Member of the Folketing
- Incumbent
- Assumed office 18 June 2015
- Constituency: North Zealand

Personal details
- Born: 12 August 1988 (age 37) Føvling, Horsens Municipality, Denmark
- Party: Conservative People's Party
- Education: Roskilde University

= Mette Abildgaard =

Danish politician

Mette Abildgaard Juulsager (born 12 October 1988) is a Danish politician and member of the Conservative People's Party. She has been a member of the Folketing in North Zealand greater constituency since 2015. She was chairwoman of the parliamentary group of the Conservative Party during the third cabinet of Lars Løkke Rasmussen.

== Background ==
Born in Føvling, near Horsens, Abildgaard's father was a truck driver, and her mother worked in a nursing home.

Abildgaard has a Master of Social Science from Roskilde University, where she graduated in 2013. Additionally, she has a background in PR and communications. She is married to Jens Jacob Abildgaard Juulsager.

==Political career==
Abildgaard first ran for a political office in the 2009 European Parliament election in Denmark. She received 14,996 votes, but did not get elected. She first ran for the Folketing in the 2011 Folketing election, where she received 1,717 personal votes. This was not enough for a seat in parliament.

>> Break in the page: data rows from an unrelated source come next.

@@ -289,6 +310,16 @@
 def layernorm_fwd_grouped(problems: Sequence[LnProblem], d: int, eps: float) -> None:
     arr = (LnProblem * len(problems))(*problems)
     check(load().mmf_layernorm_fwd_grouped(arr, len(problems), d, eps, stream_ptr()))
+
+
+def layernorm2_add3_available(rows: Sequence[int], d: int) -> bool:
+    arr = (C.c_int32 * len(rows))(*rows)
+    return bool(load().mmf_layernorm2_add3_available(arr, len(rows), d))
+
+
+def layernorm2_add3_fwd_grouped(problems: Sequence[Ln2Add3Problem], d: int, eps: float) -> None:
+    arr = (Ln2Add3Problem * len(problems))(*problems)
+    check(load().mmf_layernorm2_add3_fwd_grouped(arr, len(problems), d, eps, stream_ptr()))
 
 
 def layernorm_bwd_grouped(problems: Sequence[LnProblem], d: int, workspace) -> None:
diff --git a/simple-multimodal_amd/mmfusion/ops.py b/simple-multimodal_amd/mmfusion/ops.py
--- a/simple-multimodal_amd/mmfusion/ops.py
+++ b/simple-multimodal_amd/mmfusion/ops.py
@@ -11,7 +11,7 @@
 
 from . import lib
 from .lib import (AttnProblem, GemmProblem, LnProblem, EPI_ACCUM, EPI_ADD_AUX, EPI_BIAS, EPI_COLSUM_A,
-                  EPI_DROPOUT, EPI_MASK_AUX, EPI_RELU, GEMM_NN, GEMM_NT, GEMM_TN)
+                  EPI_DROPOUT, EPI_MASK_AUX, EPI_MASK_BITS, EPI_RELU, EPI_RELU_BITS, GEMM_NN, GEMM_NT, GEMM_TN)
 
 BF16 = torch.bfloat16
 
@@ -139,6 +139,7 @@
 
 def _gemm_problems(layout: int, probs: Sequence[tuple], epilogue: int, dtype, c_dtype) -> List[GemmProblem]:
     ps: List[GemmProblem] = []
+    bits = bool(epilogue & (EPI_RELU_BITS | EPI_MASK_BITS))
     for (A, Bm, Cm, bias, aux) in probs:
         _req(A, dtype), _req(Bm, dtype)
         M, N = Cm.shape
@@ -146,15 +147,32 @@
         a_shape, b_shape = (K, M) if layout == GEMM_TN else (M, K), (N, K) if layout == GEMM_NT else (K, N)
         if A.shape != a_shape or Bm.shape != b_shape or Cm.dtype != c_dtype:
             raise ValueError(f"gemm layout {layout}: A{tuple(A.shape)} B{tuple(Bm.shape)} C{tuple(Cm.shape)} {Cm.dtype}")
-        if aux is not None and tuple(aux.shape) != (M, N):
+        if bits:
+            if aux is None or aux.dtype != torch.uint8 or not aux.is_contiguous() or aux.numel() < lib.load().mmf_gemm_relu_bits_bytes(M, N):
+                raise ValueError("the bit forms take a contiguous uint8 buffer of mmf_gemm_relu_bits_bytes(M, N) bytes as aux")
+        elif aux is not None and tuple(aux.shape) != (M, N):
             raise ValueError("aux must match C")
         if bias is not None:
             _req(bias, torch.float32)
             if bias.numel() != (M if epilogue & EPI_COLSUM_A else N) or not bias.is_contiguous():
                 raise ValueError("bias must be contiguous [N] ([M] for the fused bias gradient)")
         ps.append(GemmProblem(A.data_ptr(), Bm.data_ptr(), Cm.data_ptr(), _ptr(bias), _ptr(aux), M, N, K,
-                              _ld(A), _ld(Bm), _ld(Cm), _ld(aux) if aux is not None else 0))
+                              _ld(A), _ld(Bm), _ld(Cm), _ld(aux) if aux is not None and not bits else 0))
     return ps
+
+
+def relu_bits_buffer(h: torch.Tensor) -> torch.Tensor:
+    return torch.empty(lib.load().mmf_gemm_relu_bits_bytes(*h.shape), dtype=torch.uint8, device=h.device)
+
+
+def relu_bits_available(layout: int, probs: Sequence[tuple], epilogue: int, alpha: float = 1.0,
+                        dropout: Optional[tuple] = None) -> bool:
+    if len(probs) > lib.GEMM_MAX_PROBLEMS or probs[0][2].dtype != BF16:
+        return False
+    ps = _gemm_problems(layout, probs, epilogue, BF16, BF16)
+    if dropout is not None:
+        return lib.gemm_relu_bits_available(ps, layout, epilogue | EPI_DROPOUT, alpha, dropout[0], rng_state().data_ptr(), dropout[1])
+    return lib.gemm_relu_bits_available(ps, layout, epilogue, alpha)
 
 
 def gemm(layout: int, A: torch.Tensor, Bm: torch.Tensor, C: torch.Tensor, *, bias=None, aux=None,
@@ -745,33 +763,41 @@
 class _GroupedFFN(torch.autograd.Function):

In the 2013 Danish local elections she ran for the regional council of the Capital Region of Denmark. With 10,262 personal votes, she gained a seat in the council. In the 2015 Folketing election Abildgaard ran and received 3,206 personal votes. This was enough to gain a seat in the Folketing and she therefore left her position in the region council. She was reelected in the 2019 Folketing election, receiving 9,101 votes.

In the 2022 Folketing election, she received 6,376 personal votes and secured her seat. Since 26 August 2024 she has however been on leave with former member of the Folketing Birgitte Bergman serving as her substitute.